static int bwd_coef_launch(const float* gout, const float* vol, int vol_n, const float* coef,
                           float* gcoef, void* scratch, size_t scratch_bytes,
                           int N, int part_n, int D, int H, int W, int C, void* stream) {
  if (N <= 0 || D <= 0 || H <= 0 || W <= 0 || C <= 0) return LF_EINVAL;
  if (vol_n != 1 && vol_n != N) return LF_EINVAL;
  BwdCoefPlan p;
  if (int e = bwd_coef_plan(gout, vol, scratch_bytes, N, part_n, D, H, W, C, p)) return e;
  const long bstride = vol_n == 1 ? 0 : p.nvox * C;
  hipStream_t s = (hipStream_t)stream;
  float* partial = (float*)scratch;
  if (g_resample_variant == 4 && p.vec && C == 16 && p.nvox * 64 < 0xffffffffL && W <= 65535) {
    const int ntx = (W + LT_X - 1) / LT_X, nty = (H + LT_Y - 1) / LT_Y, ntz = (D + LT_Z - 1) / LT_Z;
    const long nb = staged_bwd_blocks(D, H, W);
    if (nb * N > 0x7fffffffL) return LF_EINVAL;
    hipLaunchKernelGGL((resample_bwd_coef_staged_kernel<STAGED_TPW>), dim3((unsigned)(nb * N)), dim3(256), 0, s, gout, vol, bstride, coef,
                       partial, (int)nb, D, H, W, ntx, nty, ntz, p.st);
    return bwd_coef_finish(partial, (int)nb, gcoef, N, s);
  }
  if (g_resample_variant >= 2 && p.vec && C == 16 && p.vpb >= 64 && p.nvox * 64 < 0xffffffffL) {
    const int v = g_bwd_coef_variant;
    const bool big = p.vpb >= 256;
#define LAUNCH(...) hipLaunchKernelGGL((__VA_ARGS__), p.grid, dim3(256), 0, s, gout, vol, bstride, coef, partial, p.nblk, p.vpb, p.bt, D, H, W, p.st)
    if (v == 1)              LAUNCH(resample_bwd_coef_c16_kernel<1, 1>);
    else if (v == 2)         LAUNCH(resample_bwd_coef_c16_kernel<1, 2>);
    else if (v == 3)         LAUNCH(resample_bwd_coef_c16_kernel<4, 2>);
    else if (v == 6 && big)  LAUNCH(resample_bwd_coef_c16_dedup_kernel<2, 1>);
    else if (v == 7 && big)  LAUNCH(resample_bwd_coef_c16_dedup_kernel<1, 1>);
    else if (v == 8 && big)  LAUNCH(resample_bwd_coef_c16_dedup_kernel<2, 4>);
    else if (v == 9 && big)  LAUNCH(resample_bwd_coef_c16_dedup_kernel<1, 5>);
    else if (v == 10 && big) LAUNCH(resample_bwd_coef_c16_dedup_kernel<2, 1, true>);
    else if (v == 11 && big) LAUNCH(resample_bwd_coef_c16_dedup_kernel<1, 1, true>);
    else if (v == 4)         LAUNCH(resample_bwd_coef_c16_kernel<6, 1>);
    else                     LAUNCH(resample_bwd_coef_c16_kernel<8, 1>);
#undef LAUNCH
  } else if (p.vec) {
    hipLaunchKernelGGL((resample_bwd_coef_kernel<4>), p.grid, dim3(256), 0, s, gout, vol, bstride, coef, partial, p.nblk, p.vpb, p.bt, N, D, H, W, C, p.lpv, p.st);
  } else {
    hipLaunchKernelGGL((resample_bwd_coef_kernel<1>), p.grid, dim3(256), 0, s, gout, vol, bstride, coef, partial, p.nblk, p.vpb, p.bt, N, D, H, W, C, p.lpv, p.st);
  }
  return bwd_coef_finish(partial, p.nblk, gcoef, N, s);
}
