# Hengle/AkariRender-1

Measured on AMD Instinct MI355X. Metric: Msamples/sec (whole node), 10M-tri scene 1080p 1024spp, 1/2/4/8 MI355X, higher is better.
Workload: dtype f32; 1 GPU; C3 synthetic triangle soup (SURVEY.md §8d); triangles=10000002, width=1920, height=1080, spp=1025, max_depth=5, tile=64, parallelism=tile-split x1, bvh_leaf=4, builder=sbvh, form=k_path, ordered_fetch=True

## Files before the change

akarirender-1_amd/csrc/capi.hip:

```cpp
#include <hip/hip_runtime.h>

#include <algorithm>
#include <atomic>
#include <chrono>
#include <cmath>
#include <cstring>
#include <map>
#include <memory>
#include <stdexcept>
#include <string>
#include <thread>
#include <vector>

#include "akr_device.h"
#include "bvh_build.h"
#include "kernels.h"
#include "options.h"
#include "path_plan.h"

using namespace akr;

#define HIPCHK(x)                                                                                        \
    do {                                                                                                 \
        hipError_t e_ = (x);                                                                             \
        if (e_ != hipSuccess) throw std::runtime_error(std::string(#x) + " failed: " + hipGetErrorString(e_)); \
    } while (0)

namespace {

template <class T>
struct DBuf {
    T *p = nullptr;
    size_t n = 0;
    DBuf() = default;
    DBuf(const DBuf &) = delete;
    DBuf &operator=(const DBuf &) = delete;
    ~DBuf() { release(); }
    void release() {
        if (p) (void)hipFree(p);
        p = nullptr;
        n = 0;
    }
    void reserve(size_t count) {
        if (count <= n && p) return;
        release();
        size_t c = std::max<size_t>(count, 1);
        HIPCHK(hipMalloc(reinterpret_cast<void **>(&p), c * sizeof(T)));
        n = c;
    }
    void upload(const T *h, size_t count, hipStream_t st) {
// ... 91 lines not shown
    std::string err;
    Options opt;
    hipEvent_t ev_done = nullptr;
    bool done_recorded = false;
    DBuf<uint32_t> d_bad;
    uint32_t *h_check = nullptr, *d_check_host = nullptr;
    uint32_t *h_fault = nullptr, *d_fault_host = nullptr;
    DBuf<uint4> d_probe;
    uint64_t probe_n = 0;
    bool probe_ok = false;

    std::vector<float> verts;
    std::vector<int32_t> idx;
    std::vector<float> normals, texcoords;
    std::vector<int32_t> matid;
    std::vector<uint32_t> mesh_base{0};
    std::vector<akr_texture> texs;
    std::vector<akr_material> mats;
    std::vector<float> images;
    std::vector<int64_t> img_off;
    std::vector<int32_t> img_w, img_h;
    std::vector<akr_area_light> lights;
    std::vector<float> power;
    bool scene_dirty = true;
    bool accel_built = false;
    akr_accel_info info{};
    BvhOutput bvh;
    Bvh4Output bvh4;

    DBuf<akr_bvh_node> d_nodes;
    DBuf<akr_bvh4_node> d_wnodes;
    DBuf<float4> d_wleaves;
    uint32_t wide_root_dev = AKR_CHILD_EMPTY;
    uint64_t bvh_dev_bytes = 0;
    DBuf<float4> d_tris;
    DBuf<ShadeTri> d_shade_tri;
    DBuf<float> d_tc, d_images, d_cdf, d_func;
    DBuf<MatDev> d_mats;
    DBuf<TexDev> d_texs;
    DBuf<LightDev> d_lights;
    DBuf<uint32_t> d_mesh_base;
    float func_int = 0;
    int32_t n_lights = 0;
    int32_t n_mats = 0;
    bool has_image_tex = false;
    bool simple_shading = true;

    CameraDev cam{};
    bool cam_set = false;

    EnvDev env{};
    DBuf<float4> d_env_map;
    DBuf<float> d_env_tab;
    bool env_on() const { return env.n > 0; }
    const EnvDev &require_env() const {
        if (!env_on()) throw std::runtime_error("no environment light (akr_hip_upload_environment)");
        return env;
    }

    size_t cap = 0;
    std::vector<uint4> h_tiles;
    uint64_t n_pix_last = 0;
    DBuf<uint4> d_tiles;
    struct Session {
        bool valid = false, seeded = false;
        uint64_t n = 0;
// ... 494 lines not shown
        HIPCHK(hipMemsetAsync(d_owork.p, 0, kTraceWords * sizeof(uint32_t), ms));
        const uint32_t sub = (uint32_t)opt.path_order_sub, n_rays = (uint32_t)(((uint64_t)N + (1u << sub) - 1) >> sub);
        launch_pilot_rays(cam, d_pixel.p, n_rays, sub, d_ray0.p, ms);
        TraceArgs t = trace_args(d_owork.p);
        t.rays = d_ray0.p;
        t.n = n_rays;
        t.hits = d_hit.p;
        t.counters = d_ocnt.p;
        t.ray_steps = d_okey[1].p;
        t.step_cap = (uint32_t)opt.path_order_cap;
        launch_trace(TRACE_PILOT, false, true, true, t, grid_for(TRACE_CLOSEST, n_rays), ms);
        if (sum_steps) HIPCHK(hipMemsetAsync(d_steps_sum.p, 0, sizeof(unsigned long long), ms));
        launch_order_keys(d_okey[1].p, N, (uint32_t)opt.path_order_shift, (uint32_t)(opt.path_order_classes - 1), sub,
                          d_okey[0].p, d_oidx[0].p, ms, sum_steps ? d_steps_sum.p : nullptr);
        sort_pixel_order(d_otmp.p, tb, d_okey[0].p, d_okey[1].p, d_oidx[0].p, d_oidx[1].p, N, ms);
        HIPCHK(hipGetLastError());
    }

    void probe_render(const PathArgs &base, bool tab, uint32_t N, int S, hipStream_t ms) {
        if (d_pprobe.n < N) throw std::runtime_error("pilot probe buffer not sized");
        HIPCHK(hipMemsetAsync(d_owork.p, 0, kTraceWords * sizeof(uint32_t), ms));
        PathArgs pp = base;
        pp.spp = (uint32_t)S;
        pp.work = d_owork.p;
        pp.t.counters = d_ocnt.p;
        pp.prof = nullptr;
        pp.probe = d_pprobe.p;
        pp.probe_clock = 0;
        pp.order = nullptr;
        pp.fault_test = 0;
        pp.state_in = pp.state_out = nullptr;
        const uint32_t grid = (uint32_t)std::max<uint64_t>(
            1, std::min<uint64_t>(path_grid[PATH_PLAIN][tab], ((uint64_t)N + kTraceBlock - 1) / kTraceBlock));
        launch_path(true, PATH_PLAIN, tab, pp, grid, ms);
        HIPCHK(hipMemsetAsync(d_film.p, 0, (size_t)N * sizeof(float4), ms));
    }

    void resolve_form() {
        if (!form_pending && !pilot_sum_pending) return;
        if (done_recorded) HIPCHK(hipStreamWaitEvent(stream, ev_done, 0));
        unsigned long long sum = 0;
        uint32_t gate = 0;
        HIPCHK(hipMemcpyAsync(&sum, d_steps_sum.p, sizeof(sum), hipMemcpyDeviceToHost, stream));
        if (form_pending) HIPCHK(hipMemcpyAsync(&gate, d_gate.p, sizeof(gate), hipMemcpyDeviceToHost, stream));
        HIPCHK(hipStreamSynchronize(stream));
        last_pilot_steps = (int64_t)sum;
        if (form_pending) {
            if (gate > 1) throw std::runtime_error("render form gate holds " + std::to_string(gate));
            last_form = gate_forms[gate];
        }
        form_pending = pilot_sum_pending = false;
    }

    void pixel_order_path(const PathArgs &base, bool tab, uint32_t N, int S, hipStream_t ms) {
        if (d_okey[0].n < N || d_oidx[0].n < N) throw std::runtime_error("pixel order buffers not sized");
        const uint32_t max_rays = (uint32_t)S * (2u * (uint32_t)std::max(base.max_depth, 0) + 1u);
        probe_render(base, tab, N, S, ms);
        launch_probe_cost(d_pprobe.p, N, d_okey[1].p, ms);
        uint32_t shift = 0;
        while (((max_rays + 1u) >> shift) > (uint32_t)opt.path_order_classes) shift++;
        launch_order_keys(d_okey[1].p, N, shift, (uint32_t)(opt.path_order_classes - 1), 0, d_okey[0].p, d_oidx[0].p, ms);
        sort_pixel_order(d_otmp.p, d_otmp.n, d_okey[0].p, d_okey[1].p, d_oidx[0].p, d_oidx[1].p, N, ms);
        HIPCHK(hipGetLastError());
    }

    uint64_t setup_pixels(const akr_rect *tiles, int32_t n_tiles, size_t n_count_words, hipStream_t st) {
        require_ready();
// ... 332 lines not shown
        for (int k = 0; k < 3; k++) in.grid[k] = path_grid[k][tab];
        in.block = kTraceBlock;
        const PathPlan pl = plan_path(in, opt);
        last_ppl1000 = pl.ppl1000;
        last_pilot_rays = pl.pilot_rays;
        last_pilot_steps = -1;
        if (opt.path_order != 0) warm_order(N, ms);
        if (pl.pilot) {
            if (pl.path_pilot)
                timed("pilot", ms, [&] { pixel_order_path(pa, tab, (uint32_t)N, opt.path_order_pilot_spp, ms); });
            else
                timed("pilot", ms, [&] { pixel_order((uint32_t)N, ms, pl.want_steps); });
        }
        if (pl.gated)
            launch_pick_form(d_steps_sum.p, (unsigned long long)opt.path_tail_steps * (uint64_t)pl.pilot_rays, d_gate.p, ms);
        PathArgs args[2] = {pa, pa};
        for (int k = 0; k < pl.n_launch; k++) {
            const PathLaunch &l = pl.launch[k];
            PathArgs &x = args[k];
            if (l.contrib_lanes) {
                d_contrib.reserve((size_t)18 * l.contrib_lanes);
                x.contrib = d_contrib.p;
            }
            x.mix = l.mix;
            x.order = l.list == LIST_PILOT ? d_oidx[1].p : (l.list == LIST_SUBSET ? r.subset : nullptr);
            x.order_mode = l.order_mode;
            x.prio = l.prio;
            if (pl.gated) {
                x.gate = d_gate.p;
                x.gate_want = (uint32_t)k;
            }
        }
        timed("path", ms, [&] {
            for (int k = 0; k < pl.n_launch; k++) launch_path(opt.count, pl.launch[k].kind, tab, args[k], pl.launch[k].grid, ms);
        });
        HIPCHK(hipGetLastError());
        form_pending = pl.gated;
        pilot_sum_pending = pl.want_steps && !pl.gated;
        if (pl.gated) std::copy(pl.gate_forms, pl.gate_forms + 2, gate_forms);
        last_form = pl.last_form;
        last_ordered = pl.last_ordered;
        if (r.subset && r.probe)
            launch_probe_fill(d_seed.p, (uint32_t)N, r.probe, AKR_PROBE_SEED | (opt.count ? AKR_PROBE_RAYS : 0u), ms);
    }

    void render_wavefront(const Pass &r) {
        const akr_pt_params &p = r.p;
        const uint64_t N = r.N, M = r.M;
        const uint32_t *subset = r.subset;
        const bool resume = r.resume, tight = r.tight;
        uint4 *probe_p = r.probe;
        const size_t n_count_words = r.n_count_words;
        const int D = p.max_depth + 2;
        hipStream_t ms = main_st;
        const SceneDev sd = scene_dev();
        if (p.spp > 0) last_form = AKR_FORM_WAVEFRONT;
        const int nb = p.max_depth == 0 ? 1 : p.max_depth;
        int64_t g = 0;
        const uint32_t *worder = nullptr;
        if (opt.wave_order && opt.path_order != 0 && !subset && p.spp >= order_min_spp(opt, N) && N >= 2) {
            warm_order(N, ms);
            timed("pilot", ms, [&] { pixel_order((uint32_t)N, ms); });
            worder = d_oidx[1].p;
        }
        last_ordered = worder ? 1 : 0;
        for (int s = 0; s < p.spp; s++) {
            const int ps = s & 1;
// ... 589 lines not shown
                want[3 + k] = v1[k] - v0[k];
                want[6 + k] = v2[k] - v0[k];
            }
            const float got[9] = {tr[r].v0[0], tr[r].v0[1], tr[r].v0[2], tr[r].e1[0], tr[r].e1[1],
                                  tr[r].e1[2], tr[r].e2[0], tr[r].e2[1], tr[r].e2[2]};
            if (std::memcmp(want, got, sizeof(want)) != 0) {
                bad[t] = r;
                return;
            }
            covered[g].store(1, std::memory_order_relaxed);
        }
    });
    for (uint64_t r : bad)
        if (r != UINT64_MAX)
            throw std::runtime_error("imported BVH: triangle record " + std::to_string(r) + " (gid " +
                                     std::to_string(tr[r].gid) + ") does not match this scene's triangle");
    for (uint64_t g = 0; g < nt; g++)
        if (!covered[g].load(std::memory_order_relaxed))
            throw std::runtime_error("imported BVH: scene triangle " + std::to_string(g) + " is in no leaf");
}
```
# # # # #
## Your objective
Looking back at the data above, tally each line that includes the word "return", then answer with the total alone.

## Answer to the problem
11